- [EXERCISE DETAILS]:
Where the data below has the string "Cout", return the whole line.

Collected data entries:

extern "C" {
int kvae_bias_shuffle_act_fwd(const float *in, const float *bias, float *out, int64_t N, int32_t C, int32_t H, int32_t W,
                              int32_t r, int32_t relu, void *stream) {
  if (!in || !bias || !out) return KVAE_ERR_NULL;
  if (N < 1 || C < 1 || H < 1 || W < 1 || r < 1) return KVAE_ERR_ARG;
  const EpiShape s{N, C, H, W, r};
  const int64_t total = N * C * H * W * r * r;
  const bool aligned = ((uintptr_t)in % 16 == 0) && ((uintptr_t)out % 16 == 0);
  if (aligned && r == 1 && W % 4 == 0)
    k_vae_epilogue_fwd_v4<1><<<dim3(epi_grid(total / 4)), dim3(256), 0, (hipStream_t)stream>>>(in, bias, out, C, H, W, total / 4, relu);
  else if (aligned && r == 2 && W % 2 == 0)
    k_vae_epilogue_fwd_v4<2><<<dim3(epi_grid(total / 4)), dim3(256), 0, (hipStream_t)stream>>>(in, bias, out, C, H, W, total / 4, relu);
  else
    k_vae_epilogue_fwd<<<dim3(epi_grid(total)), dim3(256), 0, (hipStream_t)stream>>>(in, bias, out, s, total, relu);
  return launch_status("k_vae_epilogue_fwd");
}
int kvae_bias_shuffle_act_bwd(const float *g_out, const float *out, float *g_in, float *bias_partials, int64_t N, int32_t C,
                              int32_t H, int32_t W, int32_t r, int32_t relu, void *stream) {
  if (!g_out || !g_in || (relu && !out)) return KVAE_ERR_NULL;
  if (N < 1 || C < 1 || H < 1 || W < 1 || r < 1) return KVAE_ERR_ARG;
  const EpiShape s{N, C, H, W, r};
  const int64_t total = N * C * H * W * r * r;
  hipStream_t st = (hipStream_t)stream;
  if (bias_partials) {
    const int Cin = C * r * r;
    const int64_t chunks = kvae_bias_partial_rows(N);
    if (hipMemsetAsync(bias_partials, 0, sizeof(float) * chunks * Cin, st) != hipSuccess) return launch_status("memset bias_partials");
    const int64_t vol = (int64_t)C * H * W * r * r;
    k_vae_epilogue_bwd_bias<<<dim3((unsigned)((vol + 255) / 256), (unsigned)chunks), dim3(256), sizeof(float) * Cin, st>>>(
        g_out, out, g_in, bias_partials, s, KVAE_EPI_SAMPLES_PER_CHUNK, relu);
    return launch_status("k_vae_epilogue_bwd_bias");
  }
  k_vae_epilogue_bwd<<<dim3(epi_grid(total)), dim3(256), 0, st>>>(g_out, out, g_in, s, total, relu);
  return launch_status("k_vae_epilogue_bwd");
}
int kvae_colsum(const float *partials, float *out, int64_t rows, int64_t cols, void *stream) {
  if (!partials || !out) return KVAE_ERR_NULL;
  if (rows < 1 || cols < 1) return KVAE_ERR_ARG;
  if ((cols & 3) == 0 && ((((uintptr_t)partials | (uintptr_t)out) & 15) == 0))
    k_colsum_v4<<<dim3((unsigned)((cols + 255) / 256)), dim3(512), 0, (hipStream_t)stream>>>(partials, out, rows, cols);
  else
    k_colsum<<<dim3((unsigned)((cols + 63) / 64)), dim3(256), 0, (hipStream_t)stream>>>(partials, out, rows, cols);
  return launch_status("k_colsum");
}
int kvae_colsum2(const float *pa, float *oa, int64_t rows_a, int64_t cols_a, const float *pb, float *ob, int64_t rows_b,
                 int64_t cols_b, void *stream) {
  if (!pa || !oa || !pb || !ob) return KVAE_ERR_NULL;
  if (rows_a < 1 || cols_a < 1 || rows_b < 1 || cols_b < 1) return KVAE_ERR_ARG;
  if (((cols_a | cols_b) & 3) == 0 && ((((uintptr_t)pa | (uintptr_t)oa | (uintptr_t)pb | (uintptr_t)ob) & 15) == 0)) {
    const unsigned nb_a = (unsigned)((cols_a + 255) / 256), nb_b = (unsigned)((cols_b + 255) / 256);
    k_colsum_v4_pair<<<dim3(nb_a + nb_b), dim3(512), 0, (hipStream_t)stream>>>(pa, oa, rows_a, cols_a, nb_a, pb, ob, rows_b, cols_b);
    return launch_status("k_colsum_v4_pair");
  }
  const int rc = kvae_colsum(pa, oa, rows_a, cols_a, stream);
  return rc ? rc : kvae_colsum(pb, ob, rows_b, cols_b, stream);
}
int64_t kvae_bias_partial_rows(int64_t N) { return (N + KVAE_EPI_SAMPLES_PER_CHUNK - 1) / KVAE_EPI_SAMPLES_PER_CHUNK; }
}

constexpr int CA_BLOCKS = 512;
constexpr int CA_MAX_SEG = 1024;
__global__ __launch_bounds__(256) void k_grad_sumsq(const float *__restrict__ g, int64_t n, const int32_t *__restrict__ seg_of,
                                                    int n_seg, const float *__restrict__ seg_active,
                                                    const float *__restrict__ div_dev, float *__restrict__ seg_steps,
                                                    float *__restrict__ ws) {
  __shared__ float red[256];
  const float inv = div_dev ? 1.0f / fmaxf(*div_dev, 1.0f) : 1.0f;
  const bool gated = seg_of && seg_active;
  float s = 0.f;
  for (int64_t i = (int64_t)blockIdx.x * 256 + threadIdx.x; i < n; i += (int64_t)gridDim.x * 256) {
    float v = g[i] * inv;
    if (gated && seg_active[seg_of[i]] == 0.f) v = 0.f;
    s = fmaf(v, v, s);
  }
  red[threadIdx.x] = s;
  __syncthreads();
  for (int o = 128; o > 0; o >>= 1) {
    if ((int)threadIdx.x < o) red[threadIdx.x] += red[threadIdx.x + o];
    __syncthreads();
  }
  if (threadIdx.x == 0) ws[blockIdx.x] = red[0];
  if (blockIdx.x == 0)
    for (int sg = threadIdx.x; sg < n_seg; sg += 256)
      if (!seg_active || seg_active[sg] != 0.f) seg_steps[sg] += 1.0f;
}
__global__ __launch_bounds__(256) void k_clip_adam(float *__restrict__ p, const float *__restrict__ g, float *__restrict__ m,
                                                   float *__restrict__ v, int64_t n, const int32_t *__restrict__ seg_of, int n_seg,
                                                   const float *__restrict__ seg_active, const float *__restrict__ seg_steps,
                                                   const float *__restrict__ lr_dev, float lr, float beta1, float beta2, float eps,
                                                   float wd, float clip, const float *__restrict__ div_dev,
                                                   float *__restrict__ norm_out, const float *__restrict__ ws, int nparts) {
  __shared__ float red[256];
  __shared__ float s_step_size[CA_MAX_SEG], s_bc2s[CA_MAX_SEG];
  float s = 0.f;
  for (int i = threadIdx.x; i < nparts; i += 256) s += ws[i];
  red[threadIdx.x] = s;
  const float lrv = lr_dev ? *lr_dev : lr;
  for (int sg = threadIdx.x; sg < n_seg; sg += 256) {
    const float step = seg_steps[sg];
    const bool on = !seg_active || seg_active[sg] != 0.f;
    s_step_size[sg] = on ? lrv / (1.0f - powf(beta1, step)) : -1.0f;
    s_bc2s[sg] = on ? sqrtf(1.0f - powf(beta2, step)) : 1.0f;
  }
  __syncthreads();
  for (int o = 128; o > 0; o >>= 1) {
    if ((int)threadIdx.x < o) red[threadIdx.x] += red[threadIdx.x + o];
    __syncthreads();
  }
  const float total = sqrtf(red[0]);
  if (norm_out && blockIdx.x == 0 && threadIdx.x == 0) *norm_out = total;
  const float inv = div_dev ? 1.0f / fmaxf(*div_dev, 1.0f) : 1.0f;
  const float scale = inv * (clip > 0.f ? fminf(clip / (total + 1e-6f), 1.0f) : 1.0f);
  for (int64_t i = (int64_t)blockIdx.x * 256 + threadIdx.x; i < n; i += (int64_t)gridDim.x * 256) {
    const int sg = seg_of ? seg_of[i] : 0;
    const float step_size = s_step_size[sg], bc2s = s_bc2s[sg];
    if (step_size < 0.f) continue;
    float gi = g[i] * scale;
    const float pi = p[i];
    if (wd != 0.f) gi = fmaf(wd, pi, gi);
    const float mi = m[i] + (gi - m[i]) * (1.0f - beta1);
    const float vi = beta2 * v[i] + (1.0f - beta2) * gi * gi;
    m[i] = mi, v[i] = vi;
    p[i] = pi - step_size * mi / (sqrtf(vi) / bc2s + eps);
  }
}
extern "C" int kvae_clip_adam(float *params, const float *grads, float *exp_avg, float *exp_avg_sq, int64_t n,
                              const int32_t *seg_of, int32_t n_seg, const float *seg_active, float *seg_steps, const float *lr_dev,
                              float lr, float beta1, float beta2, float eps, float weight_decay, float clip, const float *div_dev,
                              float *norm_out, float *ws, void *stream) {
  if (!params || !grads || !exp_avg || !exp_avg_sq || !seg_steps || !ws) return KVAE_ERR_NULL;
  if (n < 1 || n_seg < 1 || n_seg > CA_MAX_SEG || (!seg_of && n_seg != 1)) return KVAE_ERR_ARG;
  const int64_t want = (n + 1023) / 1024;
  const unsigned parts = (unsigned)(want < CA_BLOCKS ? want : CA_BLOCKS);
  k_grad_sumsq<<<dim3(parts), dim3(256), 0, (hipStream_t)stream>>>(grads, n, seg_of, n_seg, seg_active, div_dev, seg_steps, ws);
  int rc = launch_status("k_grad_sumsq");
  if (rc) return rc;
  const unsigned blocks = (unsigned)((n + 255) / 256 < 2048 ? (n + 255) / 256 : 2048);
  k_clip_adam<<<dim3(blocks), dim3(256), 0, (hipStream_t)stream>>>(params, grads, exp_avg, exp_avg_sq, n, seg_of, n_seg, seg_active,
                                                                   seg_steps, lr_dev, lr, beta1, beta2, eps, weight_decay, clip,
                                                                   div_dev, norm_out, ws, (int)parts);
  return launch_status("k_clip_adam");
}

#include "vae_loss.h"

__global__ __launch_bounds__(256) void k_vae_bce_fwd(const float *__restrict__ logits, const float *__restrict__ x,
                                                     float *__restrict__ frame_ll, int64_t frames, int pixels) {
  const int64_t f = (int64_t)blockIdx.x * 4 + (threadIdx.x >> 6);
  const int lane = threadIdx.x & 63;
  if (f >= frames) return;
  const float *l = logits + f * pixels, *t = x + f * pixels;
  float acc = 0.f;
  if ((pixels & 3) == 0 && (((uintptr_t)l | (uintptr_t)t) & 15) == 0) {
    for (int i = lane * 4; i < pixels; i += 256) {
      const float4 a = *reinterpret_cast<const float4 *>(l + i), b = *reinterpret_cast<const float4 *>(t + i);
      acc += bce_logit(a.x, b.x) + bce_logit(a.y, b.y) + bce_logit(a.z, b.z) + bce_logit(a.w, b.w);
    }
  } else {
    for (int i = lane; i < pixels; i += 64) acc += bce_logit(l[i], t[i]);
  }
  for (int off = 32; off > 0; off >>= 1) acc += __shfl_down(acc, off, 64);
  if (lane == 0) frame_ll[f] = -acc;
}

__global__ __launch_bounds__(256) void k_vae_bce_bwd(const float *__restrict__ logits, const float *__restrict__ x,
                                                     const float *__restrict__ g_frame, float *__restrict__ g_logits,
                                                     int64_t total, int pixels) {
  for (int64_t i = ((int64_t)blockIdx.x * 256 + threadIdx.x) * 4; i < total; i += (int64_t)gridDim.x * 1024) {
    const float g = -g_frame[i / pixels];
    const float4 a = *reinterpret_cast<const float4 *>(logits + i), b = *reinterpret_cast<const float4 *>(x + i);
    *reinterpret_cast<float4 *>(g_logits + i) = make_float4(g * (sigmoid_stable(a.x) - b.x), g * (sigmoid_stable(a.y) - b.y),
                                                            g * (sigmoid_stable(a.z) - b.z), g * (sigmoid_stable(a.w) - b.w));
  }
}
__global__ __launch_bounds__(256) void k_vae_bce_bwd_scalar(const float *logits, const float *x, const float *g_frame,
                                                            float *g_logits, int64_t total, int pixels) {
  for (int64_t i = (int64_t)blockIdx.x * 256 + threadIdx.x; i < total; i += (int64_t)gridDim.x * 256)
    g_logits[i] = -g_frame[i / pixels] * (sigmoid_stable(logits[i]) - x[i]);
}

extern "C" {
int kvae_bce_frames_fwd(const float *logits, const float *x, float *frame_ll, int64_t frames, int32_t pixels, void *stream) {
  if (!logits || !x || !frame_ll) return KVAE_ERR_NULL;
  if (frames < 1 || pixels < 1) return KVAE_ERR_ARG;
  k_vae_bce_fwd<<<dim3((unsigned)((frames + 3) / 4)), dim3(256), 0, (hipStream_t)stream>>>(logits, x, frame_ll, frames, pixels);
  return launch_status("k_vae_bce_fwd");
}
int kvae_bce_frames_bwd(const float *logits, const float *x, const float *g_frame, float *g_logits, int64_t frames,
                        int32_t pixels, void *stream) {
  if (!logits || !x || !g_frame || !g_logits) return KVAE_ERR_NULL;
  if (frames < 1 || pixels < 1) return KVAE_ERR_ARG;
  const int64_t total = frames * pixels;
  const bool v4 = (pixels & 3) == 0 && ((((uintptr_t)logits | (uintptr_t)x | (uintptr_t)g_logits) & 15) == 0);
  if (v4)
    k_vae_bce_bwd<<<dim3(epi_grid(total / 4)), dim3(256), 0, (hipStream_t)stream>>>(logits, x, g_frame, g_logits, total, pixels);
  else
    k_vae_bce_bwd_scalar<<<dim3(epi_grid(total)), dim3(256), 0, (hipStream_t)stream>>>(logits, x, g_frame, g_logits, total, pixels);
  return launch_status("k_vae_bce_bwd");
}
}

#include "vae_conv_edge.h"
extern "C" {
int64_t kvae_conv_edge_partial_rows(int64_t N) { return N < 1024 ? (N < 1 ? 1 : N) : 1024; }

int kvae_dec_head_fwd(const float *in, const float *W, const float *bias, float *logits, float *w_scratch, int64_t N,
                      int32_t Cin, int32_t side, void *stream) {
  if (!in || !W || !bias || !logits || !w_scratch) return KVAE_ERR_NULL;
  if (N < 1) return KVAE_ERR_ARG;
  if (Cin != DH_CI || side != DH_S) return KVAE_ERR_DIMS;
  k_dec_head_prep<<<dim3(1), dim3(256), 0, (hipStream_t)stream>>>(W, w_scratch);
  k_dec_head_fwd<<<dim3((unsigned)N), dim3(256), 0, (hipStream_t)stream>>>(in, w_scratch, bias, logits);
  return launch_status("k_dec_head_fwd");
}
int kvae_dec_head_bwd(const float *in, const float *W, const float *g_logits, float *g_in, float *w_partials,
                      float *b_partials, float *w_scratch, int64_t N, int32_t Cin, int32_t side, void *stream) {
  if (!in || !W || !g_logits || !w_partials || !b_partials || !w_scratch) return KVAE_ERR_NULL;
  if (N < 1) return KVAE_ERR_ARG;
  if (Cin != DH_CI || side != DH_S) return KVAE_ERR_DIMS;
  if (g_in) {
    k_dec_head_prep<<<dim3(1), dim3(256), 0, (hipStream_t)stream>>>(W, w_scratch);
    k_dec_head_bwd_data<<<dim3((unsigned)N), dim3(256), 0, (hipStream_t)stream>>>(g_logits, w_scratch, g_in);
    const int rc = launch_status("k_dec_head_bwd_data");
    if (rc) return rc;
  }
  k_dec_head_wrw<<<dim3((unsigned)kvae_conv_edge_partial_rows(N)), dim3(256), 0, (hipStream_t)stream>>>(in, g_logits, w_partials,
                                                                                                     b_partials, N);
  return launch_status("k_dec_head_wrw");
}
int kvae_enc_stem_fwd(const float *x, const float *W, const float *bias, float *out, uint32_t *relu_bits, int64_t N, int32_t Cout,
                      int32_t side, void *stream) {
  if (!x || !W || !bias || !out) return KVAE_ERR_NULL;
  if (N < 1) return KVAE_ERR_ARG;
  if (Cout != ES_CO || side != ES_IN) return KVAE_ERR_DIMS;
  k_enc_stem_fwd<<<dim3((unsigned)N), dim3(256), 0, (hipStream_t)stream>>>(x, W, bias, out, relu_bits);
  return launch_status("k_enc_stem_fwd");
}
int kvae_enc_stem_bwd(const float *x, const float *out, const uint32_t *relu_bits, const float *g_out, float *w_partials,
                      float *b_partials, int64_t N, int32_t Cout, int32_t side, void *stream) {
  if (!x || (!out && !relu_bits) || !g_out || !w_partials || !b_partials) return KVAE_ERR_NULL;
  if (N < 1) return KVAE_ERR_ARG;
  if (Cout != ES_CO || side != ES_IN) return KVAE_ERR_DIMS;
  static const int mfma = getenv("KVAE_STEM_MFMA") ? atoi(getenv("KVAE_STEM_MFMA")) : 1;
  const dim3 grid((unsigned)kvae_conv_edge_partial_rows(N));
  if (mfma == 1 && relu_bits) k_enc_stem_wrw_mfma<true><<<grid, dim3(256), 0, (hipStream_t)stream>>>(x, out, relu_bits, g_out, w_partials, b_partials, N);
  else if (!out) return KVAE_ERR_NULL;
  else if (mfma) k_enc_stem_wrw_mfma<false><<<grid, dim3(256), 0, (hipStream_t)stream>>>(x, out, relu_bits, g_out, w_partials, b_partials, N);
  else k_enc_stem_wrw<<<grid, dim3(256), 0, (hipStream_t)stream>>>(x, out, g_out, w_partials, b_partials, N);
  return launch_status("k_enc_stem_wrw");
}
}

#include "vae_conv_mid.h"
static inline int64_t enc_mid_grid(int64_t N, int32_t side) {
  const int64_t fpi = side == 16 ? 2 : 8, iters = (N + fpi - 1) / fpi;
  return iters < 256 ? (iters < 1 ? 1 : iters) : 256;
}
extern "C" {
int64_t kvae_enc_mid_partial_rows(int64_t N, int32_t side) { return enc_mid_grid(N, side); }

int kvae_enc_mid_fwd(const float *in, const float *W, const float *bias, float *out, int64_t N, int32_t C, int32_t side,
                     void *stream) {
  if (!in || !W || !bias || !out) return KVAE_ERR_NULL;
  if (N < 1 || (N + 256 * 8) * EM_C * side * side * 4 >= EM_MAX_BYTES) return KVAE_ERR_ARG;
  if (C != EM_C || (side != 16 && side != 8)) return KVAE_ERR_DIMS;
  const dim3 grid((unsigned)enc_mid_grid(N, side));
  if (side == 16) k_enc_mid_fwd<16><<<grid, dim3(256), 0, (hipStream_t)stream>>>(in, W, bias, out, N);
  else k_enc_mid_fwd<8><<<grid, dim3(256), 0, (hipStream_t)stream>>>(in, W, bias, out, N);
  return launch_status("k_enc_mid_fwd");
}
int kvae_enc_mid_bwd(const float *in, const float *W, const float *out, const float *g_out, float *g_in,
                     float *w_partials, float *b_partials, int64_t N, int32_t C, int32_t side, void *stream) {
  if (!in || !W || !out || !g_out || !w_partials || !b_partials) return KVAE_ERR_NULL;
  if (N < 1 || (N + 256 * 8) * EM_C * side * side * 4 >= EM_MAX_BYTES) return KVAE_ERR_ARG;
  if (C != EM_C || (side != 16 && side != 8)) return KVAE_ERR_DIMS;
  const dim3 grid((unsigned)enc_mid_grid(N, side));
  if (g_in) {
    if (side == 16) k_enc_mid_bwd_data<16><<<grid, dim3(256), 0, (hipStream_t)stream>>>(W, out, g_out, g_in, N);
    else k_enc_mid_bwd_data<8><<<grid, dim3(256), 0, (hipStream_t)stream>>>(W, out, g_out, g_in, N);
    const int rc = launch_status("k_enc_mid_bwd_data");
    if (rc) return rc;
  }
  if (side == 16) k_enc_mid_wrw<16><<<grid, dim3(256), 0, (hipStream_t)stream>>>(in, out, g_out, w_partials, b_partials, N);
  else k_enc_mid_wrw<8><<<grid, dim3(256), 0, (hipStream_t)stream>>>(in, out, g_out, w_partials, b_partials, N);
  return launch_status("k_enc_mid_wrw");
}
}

- [RESPONSE BOX]:
int kvae_enc_stem_fwd(const float *x, const float *W, const float *bias, float *out, uint32_t *relu_bits, int64_t N, int32_t Cout,
  if (Cout != ES_CO || side != ES_IN) return KVAE_ERR_DIMS;
                      float *b_partials, int64_t N, int32_t Cout, int32_t side, void *stream) {
  if (Cout != ES_CO || side != ES_IN) return KVAE_ERR_DIMS;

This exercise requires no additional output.